Areas covered with Atlantic forest in the municipalities of Teresópolis (-22.42, -43.01) and Rio de Janeiro (-22.93, -43.44), State of Rio de Janeiro, Brazil.

Remarks.

Schirch (1929) described only the external appearance of this species. Froehlich collected one specimen in the type locality and described its external and internal morphology (E. Froehlich 1955a). By comparing her specimen with the succinct original description, she considered that they are conspecific (E. Froehlich 1955a). Indeed, apart from the external aspect, the internal morphology of Froehlich’s specimen matches in all aspects that of the syntypes, especially the copulatory apparatus of syntypes A, B, and C, herein described for the first time. This similarity also applies to the specimen F6484, recently collected by us. Thus, it is safe to assume that the syntypes, Froehlich’s specimen and specimen F6484 are all conspecific.

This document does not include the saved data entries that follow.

# antbern/gridmap-slam-robot

Hardware: AMD Instinct MI355X
Metric: particle-scan evals/sec (higher is better)
Workload: dtype f64; 1 GPU; C3: 16384 particles/GPU x 720 beams (697 hits), 2048x2048 grid @ 0.02 m, full scan step (score+normalise+resample+ray-cast+likelihood rebuild; the rebuild is dirty-tile / factor-table-only: bit-identical results, likelihoodData on demand -- the reference's own every-cell rebuild is cpu_baseline.gpu_like_for_like_ms_per_step); particles_total=16384, particles_per_gpu=16384, beams=720, maps=1, maps_total=1, parallelism=single GPU, inputs=resident in HBM

## Files before the change

### gridmap_slam_robot_amd/csrc/gms_fused_kernels.hip

```cpp
#include "gms_map_kernels.hip"
#include "gms_pf_kernels.hip"
#include "gms_slam_kernels.hip"

#ifndef GMS_APPLY_BLOCKS_RIDING
#define GMS_APPLY_BLOCKS_RIDING 512
#endif

#ifndef RCF_RAYS
#define RCF_RAYS 4
#endif

template <bool LOGNORM>
__global__ void __launch_bounds__(256)
k_norm_raycast(GridDev g, const gms_beam *__restrict__ beams, int32_t B, uint32_t *__restrict__ cnt, int32_t *__restrict__ bbox,
               int32_t nw_max, uint32_t n_ray_blocks,
               const double *__restrict__ partials, int64_t nblk_global, double *__restrict__ w, const float *__restrict__ pose,
               int32_t n, int64_t offset, PackedParticle *__restrict__ packed, double *__restrict__ cum,
               double *__restrict__ chunk_tot, int64_t nchunks, double *__restrict__ p2, PfStatsDev *__restrict__ stats,
               uint32_t n_norm_blocks, double *__restrict__ logd, uint32_t *__restrict__ cnt_pend, const int32_t *__restrict__ bbox_pend,
               uint32_t n_near_blocks, const double *__restrict__ logw_lognorm, uint32_t *__restrict__ res_ticket,
               double *__restrict__ res_pre) {
    extern __shared__ __align__(16) unsigned char smem[];
    GMS_STAMP(GMS_STAMP_ROW(2, blockIdx.x), 0);
    if (blockIdx.x >= n_ray_blocks + n_norm_blocks) {
        apply_body(g, logd, cnt_pend, bbox_pend, nullptr, blockIdx.x - n_ray_blocks - n_norm_blocks, 0,
                   gridDim.x - n_ray_blocks - n_norm_blocks);
        GMS_STAMP(GMS_STAMP_ROW(2, blockIdx.x), 15);
        return;
    }
    if (blockIdx.x < n_ray_blocks) {
        __shared__ RedLds L;
        __shared__ float s_pose[3];
        const int cols[4] = { COL_SUM, COL_XW, COL_YW, COL_TW };
        double f[4];
        if (LOGNORM) {
            fold_lognorm<4>(partials, nblk_global, cols, f, L);
// ... 1 lines not shown
            fold_sums<4>(partials, nblk_global, cols, f, L);
        }
        if (threadIdx.x == 0) {
            s_pose[0] = (float)(f[1] / f[0]);
            s_pose[1] = (float)(f[2] / f[0]);
            s_pose[2] = (float)(f[3] / f[0]);
        }
        __syncthreads();
        GMS_STAMP(GMS_STAMP_ROW(2, blockIdx.x), 1);
        if (blockIdx.x >= n_ray_blocks - n_near_blocks)
            raycast_near_body(g, beams, B, B, nullptr, 0, cnt, bbox, blockIdx.x - (n_ray_blocks - n_near_blocks), 0, smem, s_pose);
        else
            raycast_body<false, RCF_RAYS, 4>(g, beams, B, B, nullptr, 0, nullptr, cnt, bbox, nullptr, nullptr, 0, nullptr, nw_max, blockIdx.x, 0,
                                             smem, s_pose, n_near_blocks ? 1 : 0);
    } else {
        normalize_pack_body(partials, nblk_global, w, pose, n, offset, packed, cum, chunk_tot, nchunks, p2, stats,
                            blockIdx.x - n_ray_blocks, 0, LOGNORM ? logw_lognorm : (const double *)nullptr, res_ticket, n_norm_blocks,
                            res_pre, smem);
        GMS_STAMP(GMS_STAMP_ROW(2, blockIdx.x), 14);
    }
}

__global__ void __launch_bounds__(256)
k_partials_apply(double *__restrict__ w, double *__restrict__ logw, const float *__restrict__ pose, int32_t n, int64_t offset,
                 int64_t nblk_global, double *__restrict__ partials, const double *__restrict__ part, int32_t part_nseg,
                 GridDev g, double *__restrict__ logd, uint32_t *__restrict__ cnt, const int32_t *__restrict__ bbox,
                 int32_t *__restrict__ bbox_idle, PfStatsDev *__restrict__ lognorm_stats) {
    if (blockIdx.x < (uint32_t)nblk_global)
        partials_body(w, logw, pose, n, offset, nblk_global, partials, part, part_nseg, blockIdx.x, blockIdx.y, lognorm_stats);
    else
        apply_body(g, logd, cnt, bbox, bbox_idle, blockIdx.x - (uint32_t)nblk_global, blockIdx.y, gridDim.x - (uint32_t)nblk_global);
}

// ... 78 lines not shown
                double d_center, double d_theta, gms_beam *__restrict__ beams_out, uint32_t n_deskew_blocks,
                float *__restrict__ pose, float *__restrict__ cs, int32_t n, int64_t offset, double d_center_sd, double d_theta_sd,
                uint64_t seed, uint64_t sequence) {
    if (blockIdx.x < n_deskew_blocks)
        deskew_body(angle, distance, hit, length, d_center, d_theta, beams_out, (int32_t)(blockIdx.x * 256u + threadIdx.x));
    else
        motion_body(pose, cs, n, offset, d_center, d_theta, d_center_sd, d_theta_sd, seed, sequence, 0,
                    (int32_t)((blockIdx.x - n_deskew_blocks) * 256u + threadIdx.x));
}
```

Currently, the species is placed in Pasipha Ogren & Kawakatsu, 1990. The diagnosis of this genus was revised by Carbayo et al. (2013). Pasipha comprises 24 species (plus five5 species considered incertae sedis, see Carbayo et al. 2013). Regarding the external aspect, Pasipha plana can be distinguished from all congeners in that it displays dark dots which anastomose into longitudinal striae.

Regarding the internal aspect, Pa. plana shares only with Pa. cafusa (Froehlich, 1956), Pa. chimbeva (E. M. Froehlich, 1955a), Pa. oliveiroi (Froehlich, 1955b), Pa. pasipha (Marcus, 1951), Pa. penhana (Riester, 1938), Pa. pinima (E. M. Froehlich, 1955a), Pa. rosea (E. M. Froehlich, 1955a), Pa. splendida (Graff, 1899), Pa. tapetilla (Marcus, 1951) and Pa. velutina (Riester, 1938) a non-branched prostatic vesicle. However, among these eleven species, only in Pa. rosea , Pa. tapetilla and Pa. velutina is the length of the male atrium to the female atrium ratio> 3:1, as in Ps. plana . In Ps. plana , however, this ratio is as high as 8:1. Furthermore, differing from Ps. plana , in Pa. rosea the prostatic vesicle is more sinuous and elongate, and the length of the female atrium is twice that of its height (vs. roughly as long as high in Pa. plana ); in Pa. tapetilla , there is a barrel-shaped and muscular copulatory organ (vs. absent in Pa. plana ). Finally, in Pa. velutina there is a penis papilla-like annular fold in the proximal region of the male atrium (vs. absent in Pa. plana ).